PAGARALAMPOS.COM - Menurut catatan sejarah Indonesia, dalam buku pelajaran disebutkan bahwa Kerajaan Sriwijaya diserang oleh Kerajaan Chola dari India pada abad ke-11. Serangan ini membuat kerajaan maritim di Asia Tenggara tersebut berada di bawah kekuasaan Chola.
Kerajaan Chola berlokasi di India selatan dan sudah berdiri sejak awal 200 M. Awalnya, kerajaan ini adalah suku bangsa Tamil yang terus meluas di selatan India hingga Sri Lanka. Pada masa penyerbuannya ke Asia Tenggara, kerajaan ini dipimpin oleh Rajendra Chola (971—1044).
Sebagai kerajaan maritim, Sriwijaya memiliki kekuasaan yang luas di lautan. Pada masa keemasannya, Sriwijaya menguasai wilayah dari Pulau Sumatra, Semenanjung Melayu, Pulau Jawa, hingga Thailand selatan.
Kerajaan ini didirikan pada tahun 671 M oleh Sri Jayanasa (Dapunta Hyang). Saat Kerajaan Chola menyerang, Sriwijaya dipimpin oleh Sri Maharaja Sangrama-Vijayottungga Warmadewa dari wangsa Sailendra.

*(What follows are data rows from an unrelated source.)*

@@ -1172,10 +1178,29 @@
           }
         }
       }
+#if defined(AMWG_X_PHASES)
+      if constexpr (kCert) {
+        const uint64_t ph_fb = __ballot(inb && !certified);
+        if (ph_fb != 0ull) { ++ph_exact_slots; ph_exact_evals += (uint32_t)(__builtin_popcountll(ph_fb) + __builtin_popcountll(__ballot(inb && !certified && !lp_exact))); }
+      }
+#endif
+      double prop_lp = 0.0;
+      [[maybe_unused]] bool exact_done = false;
+      if constexpr (kWaveExact) {
+        const bool need = inb && !certified;
+        const uint64_t need_mask = __ballot(need);
+        if (need_mask != 0ull && __builtin_popcountll(need_mask) <= Model::kWaveExactMax) {
+          const bool both = need && !lp_exact;
+          const typename Model::Exact2 ex2 = Model::template exact_wave<G>(cache, S, a.mc, a.d, data_lds, comp, cur, need_mask, __ballot(both));
+          if (both) { lp_curr = ex2.cur; lp_exact = true; }
+          if (need) prop_lp = ex2.prop;
+          exact_done = true;
+        }
+      }
       if (certified) {
       } else if (inb) {
-        double prop_lp = 0.0;
         if constexpr (kCert) {
+          if (!exact_done)
           for (int which = chain_true<G>(lp_exact) ? 1 : 0; which < 2; ++which) {
             if (which == 0) set_state(comp, cur);
             const double v = expression();
@@ -1223,6 +1248,11 @@
     unsigned long long *const hh = cold_args()->ch.audit_hist + 64;
 #pragma unroll
     for (int q = 0; q < 16; ++q) (void)atomicAdd(hh + q, (unsigned long long)ph_acc[q]);
+    const unsigned long long life = (unsigned long long)(__builtin_readcyclecounter() - ph_born);
+    (void)atomicAdd(hh + 16, life);                                      (void)atomicMax(hh + 17, life);
+    (void)atomicAdd(hh + 18, (unsigned long long)ph_exact_slots);        (void)atomicMax(hh + 19, (unsigned long long)ph_exact_slots);
+    (void)atomicAdd(hh + 20, (unsigned long long)ph_exact_evals);        (void)atomicMax(hh + 21, (unsigned long long)ph_exact_evals);
+    (void)atomicAdd(hh + 22, 1ull);
   }
 #endif
   if constexpr (kAudit) {
diff --git a/bayes.js_amd/csrc/amwg_models.h b/bayes.js_amd/csrc/amwg_models.h
--- a/bayes.js_amd/csrc/amwg_models.h
+++ b/bayes.js_amd/csrc/amwg_models.h
@@ -148,6 +148,109 @@
     const double Q = S2 * kc.n.y.hi, nc = n * kc.n.c;
     const double mag = __builtin_fabs(P) + __builtin_fabs(nc) + 2.0 * Q;
     return Approx{(P + nc) - Q, (2.0 * n + 64.0) * 0x1p-53 * mag * 1.25};
+  }
+
+  static constexpr int kWaveExactLanes = 1;
+#ifndef AMWG_WAVE_EXACT_MAX
+#define AMWG_WAVE_EXACT_MAX 2
+#endif
+  static constexpr int kWaveExactMax = AMWG_WAVE_EXACT_MAX;
+  struct Exact2 { double cur, prop; };
+  template <int NS>
+  __device__ __forceinline__ static void exact_wave_rows(const double *x, int n_obs, int lane, const double (&mu)[NS], const double (&sg)[NS], double nhl2pi, int fast_ok, double (&acc)[NS]) {
+#if defined(__HIP_DEVICE_COMPILE__)
+    NormCache k[NS];
+    bool fast[NS];
+#pragma unroll
+    for (int s = 0; s < NS; ++s) {
+      k[s] = norm_cache_make(sg[s], nhl2pi);
+      const bool f = fast_ok != 0 && k[s].den_ok && (mu[s] == 0 || mid_range(__builtin_fabs(mu[s])));
+      fast[s] = __builtin_amdgcn_readfirstlane((int)f) != 0;
+    }
+    const int n_full = n_obs >> 6, rem = n_obs & 63, n_rows = n_full + (rem != 0 ? 1 : 0);
+    if (n_rows == 0) return;
+    const int last = n_obs - 1;
+    double xn = x[lane < last ? lane : last];
+    for (int r = 0; r < n_rows; ++r) {
+      const double xv = xn;
+      const int inext = 64 * (r + 1) + lane;
+      xn = x[inext < last ? inext : last];
+      double term[NS];
+#pragma unroll
+      for (int s = 0; s < NS; ++s) {
+        const double t = xv - mu[s];
+        const double tt = t * t;
+        term[s] = k[s].c - (fast[s] ? div_by_invariant(tt, k[s].den, k[s].y) : tt / k[s].den);
+      }
+      if (r < n_full) {
+        constexpr int B = NS == 1 ? 32 : 16;
+#pragma unroll
+        for (int b = 0; b < 64; b += B) {
+          double v[NS][B];
+#pragma unroll
+          for (int l = 0; l < B; ++l)
+#pragma unroll
+            for (int s = 0; s < NS; ++s) v[s][l] = lane_value_of(term[s], b + l);
+#pragma unroll
+          for (int l = 0; l < B; ++l)
+#pragma unroll
+            for (int s = 0; s < NS; ++s) acc[s] += v[s][l];
+        }
+      } else {
+        for (int l = 0; l < rem; ++l)
+#pragma unroll
+          for (int s = 0; s < NS; ++s) acc[s] += lane_value_of(term[s], l);
+      }
+    }
+#endif
+  }
+  __device__ __forceinline__ static double lane_value_of(double v, int src) {
+#if defined(__HIP_DEVICE_COMPILE__)
+    const uint32_t hi = (uint32_t)__builtin_amdgcn_readlane((int)(f64_bits(v) >> 32), src);
+    const uint32_t lo = (uint32_t)__builtin_amdgcn_readlane((int)(uint32_t)f64_bits(v), src);
+    return bits_f64(((uint64_t)hi << 32) | (uint64_t)lo);
+#else
+    return v;
+#endif
+  }
+  __device__ inline __attribute__((noinline)) static Exact2 exact_wave_sum(uint64_t need, uint64_t both, double mu_c, double sg_c, double pr_c, double mu_p, double sg_p, double pr_p,
+                                                                           double nhl2pi, int fast_ok, const double *x, int n_obs) {
+    Exact2 out{0.0, 0.0};
+#if defined(__HIP_DEVICE_COMPILE__)
+    const int lane = (int)__builtin_amdgcn_mbcnt_hi(~0u, __builtin_amdgcn_mbcnt_lo(~0u, 0u));
+    uint32_t need_lo = (uint32_t)__builtin_amdgcn_readfirstlane((int)(uint32_t)need), need_hi = (uint32_t)__builtin_amdgcn_readfirstlane((int)(uint32_t)(need >> 32));
+    const uint32_t both_lo = (uint32_t)__builtin_amdgcn_readfirstlane((int)(uint32_t)both), both_hi = (uint32_t)__builtin_amdgcn_readfirstlane((int)(uint32_t)(both >> 32));
+    uint64_t todo = ((uint64_t)need_hi << 32) | need_lo;
+    const uint64_t two_of = ((uint64_t)both_hi << 32) | both_lo;
+    n_obs = __builtin_amdgcn_readfirstlane(n_obs);
+    while (todo != 0ull) {
+      const int src = (int)__builtin_ctzll(todo);
+      todo &= todo - 1ull;
+      if ((two_of >> src) & 1ull) {
+        const double mu[2] = {lane_value_of(mu_c, src), lane_value_of(mu_p, src)}, sg[2] = {lane_value_of(sg_c, src), lane_value_of(sg_p, src)};
+        double acc[2] = {lane_value_of(pr_c, src), lane_value_of(pr_p, src)};
+        exact_wave_rows<2>(x, n_obs, lane, mu, sg, nhl2pi, fast_ok, acc);
+        if (lane == src) { out.cur = acc[0]; out.prop = acc[1]; }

Ada banyak teori mengapa Kerajaan Chola menyerang Sriwijaya. Disebutkan bahwa Sriwijaya menguasai jalur perdagangan yang sangat menguntungkan perekonomiannya.
Pelabuhan internasional Sriwijaya dipenuhi dengan berbagai benda yang menunjukkan kemasyhurannya, seperti rempah-rempah, wewangian, obat-obatan, dan hewan eksotis.
Banyak pedagang dari India selatan, Benggala, Tiongkok, dan Arab melintasi perairan Sriwijaya karena kemakmurannya. Hal ini membuat masyarakat Sriwijaya beragam dalam hal etnis, bangsa, dan agama.
Hubungan Sriwijaya cukup baik dengan kerajaan-kerajaan di Asia, termasuk Chola dan Pala. Raja Sriwijaya, Sri Maharaja Maravijayottungga Warmadewa, pernah mengunjungi India dan membangun vihara Chudamani di kota pelabuhan Nagapattinam (sekarang di Tamil Nadu).
Pada abad kesembilan dan kesepuluh, Sriwijaya sangat berhubungan baik dengan India. Pada 860 M, Raja Balaputradewa membangun biara di Universitas Nalanda di wilayah Kerajaan Pala, salah satu pusat studi agama Buddha tertua di India.
Hubungan akademis dan agama ini wajar, mengingat Sriwijaya juga merupakan pusat pembelajaran agama Buddha terbesar di Sumatra pada masanya.
Namun, hubungan Sriwijaya sangat dekat dengan Kekaisaran Tiongkok pada masa Dinasti Song. Hubungan ini membuat Sriwijaya lebih banyak berinteraksi dengan Tiongkok daripada dengan Arab dan India.
Lokasi Kekaisaran Tiongkok yang jauh di timur sering menjadi tujuan akhir perdagangan internasional. Kondisi ini menjadikan Sriwijaya bukan hanya sekadar bandar singgah yang kosmopolit, tetapi juga sumber informasi terkait negeri-negeri jauh di barat untuk Kekaisaran Tiongkok atau sebaliknya.
Aditya Iyengar dari Scroll.in menyebutkan bahwa salah satu alasan Kerajaan Chola menyerang Sriwijaya adalah karena berita palsu. Sumber kuno mencatat bahwa Sriwijaya membuat citra bahwa Kerajaan Chola adalah kerajaan kecil yang bergantung padanya, yang disampaikan ke Tiongkok agar terkesan.
Teori lain menyebutkan bahwa Kerajaan Chola menyerang Sriwijaya karena monopoli kuasa lautan oleh Sriwijaya. Suku Chola diketahui mendapatkan keuntungan dari pembajakan dan perdagangan luar negeri. Pelayaran Chola sering menjarah dan menaklukkan beberapa kota di Asia Tenggara.
Sementara, Sriwijaya menguasai dua titik hambatan angkatan laut utama di Selat Malaka dan Selat Sunda. Kapal luar negeri harus singgah di pelabuhan-pelabuhan Sriwijaya sebelum menuju ke Tiongkok.